O Ministério Público foi acionado para investigar o caso. A Prefeitura de São João Batista, liderada por Juliano Peixer (União Brasil) afirmou que a prática de racismo é crime inafiançável e que qualquer denúncia deverá ser apurada pelos órgãos competentes. O município garantiu estar à disposição das autoridades, porém divulgou uma nota, em 21 de fevereiro passado, pela qual afirma ter realizado “uma apuração interna dos fatos” e “não ter constatado “nenhuma evidência de que haja ou tenha ocorrido a separação de turmas por cor da pele no Núcleo Infantil Cebolinha”. A nota ainda informa que “os pais/responsáveis foram ouvidos e indagados se, de alguma forma, sentiram-se com algum direito desrespeitado ou gostariam que suas crianças trocassem de turma. Para ambos os questionamentos, as respostas foram negativas”.

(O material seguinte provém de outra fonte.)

+    };
+
+    const ConvArgs& ae = SOD256_ARGS();
+    const LevelGeo& g = ae.lev[lv];
+    const int Nout = ae.Nout, eflags = ae.flags;
+    const int q = q0 + ewr * QW + eq;
+    const bool qok = q < Nout;
+    const int gP = g.P;
+    GnAcc ga{0.f, 0.f, -1};
+    const bool wave_full = bf16_whole && (uint32_t)(p0 + ewc * 64 + 63) < (uint32_t)gP && q0 + ewr * QW + QW <= Nout;
+    if constexpr (!OUT_F32) {
+      if (bf16_whole) {
+        f32x4_t b4s[8];
+#pragma unroll
+        for (int i = 0; i < 8; ++i) b4s[i] = f32x4_t{0.f, 0.f, 0.f, 0.f};
+        if (eflags & F_BIAS) {
+#pragma unroll
+          for (int i = 0; i < 8; ++i) {
+            const int qa = q0 + ewr * QW + i * 16 + efg * 4;
+            b4s[i] = *reinterpret_cast<const f32x4_t*>(ae.bias + (qa < Nout ? qa : Nout - 4));
+          }
+#pragma unroll
+          for (int i = 0; i < 8; ++i) {
+            const int qa = q0 + ewr * QW + i * 16 + efg * 4;
+            if (qa >= Nout) b4s[i] = f32x4_t{0.f, 0.f, 0.f, 0.f};
+          }
+        }
+#pragma unroll
+        for (int i = 0; i < 8; ++i) {
+          const f32x4_t b4 = b4s[i];
+#pragma unroll
+          for (int jj = 0; jj < 4; ++jj) {
+            f32x4_t v = acc[i][jj] + b4;
+            if (eflags & F_RELU) { v[0] = fmaxf(v[0], 0.f); v[1] = fmaxf(v[1], 0.f); v[2] = fmaxf(v[2], 0.f); v[3] = fmaxf(v[3], 0.f); }
+            acc[i][jj] = v;
+          }
+        }
+#pragma unroll
+        for (int h = 0; h < 2; ++h) {
+#pragma unroll
+          for (int i = 0; i < 8; ++i)
+#pragma unroll
+            for (int j2 = 0; j2 < 2; ++j2) {
+              const f32x4_t v = acc[i][h * 2 + j2];
+              bf16x4_t o = {(__bf16)v[0], (__bf16)v[1], (__bf16)v[2], (__bf16)v[3]};
+              *reinterpret_cast<bf16x4_t*>(ebuf + (j2 * 16 + efr) * E16_PITCH + (((i * 4 + efg) ^ (2 * efr)) << 3)) = o;
+            }
+          bf16x8_t ov[2][NP];
+          uint32_t drow[2][NP];
+          int nimg[2][NP];
+          bool okk[2][NP];
+#pragma unroll
+          for (int j2 = 0; j2 < 2; ++j2) {
+            const uint32_t pfirst = (uint32_t)(p0 + ewc * 64 + (h * 2 + j2) * 16 + erow);
+            const uint32_t pc0 = pfirst < (uint32_t)gP ? pfirst : 0u;
+            uint32_t n_run = fd_div(pc0, g.div_hw);
+            uint32_t rem_run = pc0 - n_run * g.div_hw.d;
+#pragma unroll
+            for (int k = 0; k < NP; ++k) {
+              const uint32_t p = pfirst + (uint32_t)(k * ERPP);
+              okk[j2][k] = (p < (uint32_t)gP) && qok;
+              const uint32_t n = n_run, rem = rem_run;
+              rem_run += (uint32_t)ERPP;
+              while (rem_run >= g.div_hw.d) { rem_run -= g.div_hw.d; ++n_run; }
+              nimg[j2][k] = (int)n;
+              drow[j2][k] = n * (uint32_t)g.dst_img_stride + rem * (uint32_t)Nout;
+              bf16x8_t o = *reinterpret_cast<const bf16x8_t*>(ebuf + (j2 * 16 + k * ERPP + erow) * E16_PITCH + (((eq >> 3) ^ (k * ERPP + erow)) << 4));
+              if ((eflags & F_MASK) && okk[j2][k]) {
+                const bf16x8_t mv = *reinterpret_cast<const bf16x8_t*>((const __bf16*)g.mask + drow[j2][k] + q);
+#pragma unroll
+                for (int e = 0; e < 8; ++e) o[e] = ((float)mv[e] > 0.f) ? o[e] : (__bf16)0.f;
+              }
+              ov[j2][k] = o;
+            }
+          }
+          if (h == 1) after_lds();
+#pragma unroll
+          for (int j2 = 0; j2 < 2; ++j2)
+#pragma unroll
+            for (int k = 0; k < NP; ++k)
+              if (okk[j2][k]) {
+                sod_store16((__bf16*)g.dst + drow[j2][k] + q, ov[j2][k]);
+                if constexpr (MODE == MODE_FWD) { if (eflags & F_GNSTATS) gn_acc_add(ga, nimg[j2][k], ov[j2][k], g.gn_sum, ae.gn_G, q >> 3); }
+              }
         }
       }
+    }
+    if (!bf16_whole) {
+      char* const wl = smem + ewave * (16 * EROWB);
+      float bv[EPL];
+#pragma unroll
+      for (int e = 0; e < EPL; ++e) bv[e] = 0.f;
+      if ((eflags & F_BIAS) && qok) {
+#pragma unroll
+        for (int e = 0; e < EPL; e += 4) {
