+  if (gb_mode != 0) {
+    gmi = *reinterpret_cast<const u32x4*>(gbb + 12 * 2 * C);
+    bti = *reinterpret_cast<const u32x4*>(gbb + 12 * 2 * C + C);
+  }
+  struct Pix { u32x4 x, gm, bt; int p; };
+  auto load = [&](int p) {
+    Pix q;
+    q.p = p;
+    const int h = (int)fd_div((uint32_t)p, w_div), w = p - h * W;
+    q.x = *reinterpret_cast<const u32x4*>(xb + ((h >> UP) * Ws + (w >> UP)) * C);
+    q.gm = gmi; q.bt = bti;
+    if (gb_mode == 0) {
+      q.gm = *reinterpret_cast<const u32x4*>(gbb + p * 2 * C);
+      q.bt = *reinterpret_cast<const u32x4*>(gbb + p * 2 * C + C);
+    } else if (h < 2 || h >= H - 2 || w < 2 || w >= W - 2) {
+      const int o = (border_class(h, H) * 5 + border_class(w, W)) * 2 * C;
+      q.gm = *reinterpret_cast<const u32x4*>(gbb + o);
+      q.bt = *reinterpret_cast<const u32x4*>(gbb + o + C);
+    }
+    return q;
+  };
+  auto use = [&](const Pix& q) {
+    float xv[VEC], gm[VEC], bt[VEC], o[VEC];
+    Elem<T>::unpack(q.x, xv); Elem<T>::unpack(q.gm, gm); Elem<T>::unpack(q.bt, bt);
 #pragma unroll
     for (int e = 0; e < VEC; ++e) {
       const float xh = (xv[e] - mv[e]) * rv[e];
@@ -141,11 +161,20 @@
       o[e] = v > 0.f ? v : 0.f;
     }
     const u32x4 pk = Elem<T>::pack(o);
-    *reinterpret_cast<u32x4*>(out + i * VEC) = pk;
+    *reinterpret_cast<u32x4*>(ob + q.p * C) = pk;
     if constexpr (sizeof(T) == 2) {
-      if (out8 != nullptr) store_e4m3_of_bf16x8(out8 + i * 8, pk, scale8);
-    }
-  }
+      if (out8 != nullptr) store_e4m3_of_bf16x8(out8 + out_img + c + (size_t)q.p * C, pk, scale8);
+    }
+  };
+  int p = pbeg + prow;
+  for (; p + (U - 1) * rpp < pend; p += U * rpp) {
+    Pix q[U];
+#pragma unroll
+    for (int k = 0; k < U; ++k) q[k] = load(p + k * rpp);
+#pragma unroll
+    for (int k = 0; k < U; ++k) use(q[k]);
+  }
+  for (; p < pend; p += rpp) use(load(p));
 }
 
 template <typename T>
@@ -407,13 +436,24 @@
   unsigned char* o8 = (unsigned char*)out_e4m3;
   if (up && ((H | W) & 1)) return DEI2I_ERR_BAD_ARG;
   if (gb_mode == 1 && (H < 4 || W < 4)) return DEI2I_ERR_BAD_ARG;
-  const size_t total = (size_t)N * H * W * (C / vec);
-  if (dtype == DT_BF16)
-    hipLaunchKernelGGL(spade_act_kernel<bf16_t>, dim3(grid_for(total, 256, EW_CAP)), dim3(256), 0, (hipStream_t)s,
-                       (const bf16_t*)x, mean, rstd, (const bf16_t*)gb, (bf16_t*)out, N, H, W, C, up, gb_mode, o8, e4m3_scale);
-  else
-    hipLaunchKernelGGL(spade_act_kernel<float>, dim3(grid_for(total, 256, EW_CAP)), dim3(256), 0, (hipStream_t)s,
-                       (const float*)x, mean, rstd, (const float*)gb, (float*)out, N, H, W, C, up, gb_mode, o8, e4m3_scale);
+  if ((size_t)H * W * 2 * C >= (1ull << 31) || C / vec > 256) return DEI2I_ERR_BAD_ARG;
+  const int cv = C / vec, rpp = 256 / cv, HW = H * W, unit = rpp * 4;
+  int blocks = (HW + unit - 1) / unit, run = unit;
+  const int cap = std::max(1, 4096 / N);
+  if (blocks > cap) {
+    run = (HW + cap - 1) / cap;
+    run = (run + unit - 1) / unit * unit;
+    blocks = (HW + run - 1) / run;
+  }
+  const FastDiv wd = make_fastdiv((uint32_t)W);
+  const dim3 grid(blocks, N);
+  hipStream_t st = (hipStream_t)s;
+#define DEI2I_SA(TY, UPV)                                                                                                    \
+  hipLaunchKernelGGL((spade_act_kernel<TY, UPV>), grid, dim3(256), 0, st, (const TY*)x, mean, rstd, (const TY*)gb, (TY*)out, H, W, C, \
+                     wd, run, gb_mode, o8, e4m3_scale)
+  if (dtype == DT_BF16) { if (up) DEI2I_SA(bf16_t, 1); else DEI2I_SA(bf16_t, 0); }
+  else { if (up) DEI2I_SA(float, 1); else DEI2I_SA(float, 0); }
+#undef DEI2I_SA
   return (int)hipGetLastError();
 }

São João Batista: Nova Itália, Capital do Calçado e Caminho do Louvor  

São João Batista tem 32 mil habitantes, faz parte da Grande Florianópolis e integra um percurso turístico que inclui as cidades de Brusque e Nova Trento.  A região é considerada o “berço da imigração italiana” e a cidade é hoje o que foi a Colônia Nova Itália, organizada em 1836, a mais antiga do país. Ela se tornou um pólo industrial e “Capital do Calçado”, atraindo muitos imigrantes e migrantes de outras regiões. 

São João Batista conta atualmente com 395 empresas de fabricação de calçados, que produzem em média 1 milhão e 600 mil pares de calçados por mês. O polo emprega diretamente nas linhas de produção mais de 10 mil trabalhadores.

Desde 2024 o município foi integrado a uma rota de peregrinação, romarias e turismo religioso – em uma articulação católica intermunicipal denominada “Caminho do Louvor”. Os peregrinos concentram-se no Complexo Nossa Senhora de Lourdes e do Louvor (Ituporanga/SC) e no Santuário Santa Paulina (Nova Trento/SC). 

O prefeito Juliano Peixer, que é católico, sancionou, em 19 de fevereiro de 2025, a Lei Municipal 4.333 que autoriza a inclusão de São João Batista na rota turística religiosa. 

Imagem: Juliano Peixer (União Brasil) em missa entre os atos de sua posse como Prefeito em janeiro de 2025 (Facebook)

Racismo em Santa Catarina – um problema maior?

Entre as críticas em mídias sociais, pessoas destacam que o caso de segregação nas escolas em Santa Catarina é apenas  “mais um”. Bereia constatou que o estado, de fato, tem um registro crescente de ocorrências de injúria racial e racismo, e que Ministério Público, Defensoria, Tribunal de Contas do Estado (TCE) e Universidade Federal de Santa Catarina (UFSC) lançaram programas para combater tal situação. 

Em evento recente, janeiro de 2025, o governador Jorginho Mello (PL), durante a abertura da 40ª edição da Festa Pomerana, em Pomerode — cidade conhecida como a mais alemã do Brasil — polemizou, ao amplificar um debate sobre racismo e supremacia branca. Ao elogiar os atrativos locais, Mello destacou a beleza turística, a arquitetura e a “cor da pele das pessoas”, afirmando que esses elementos fazem de Pomerode “um lugar especial e marcante para quem a visita”. 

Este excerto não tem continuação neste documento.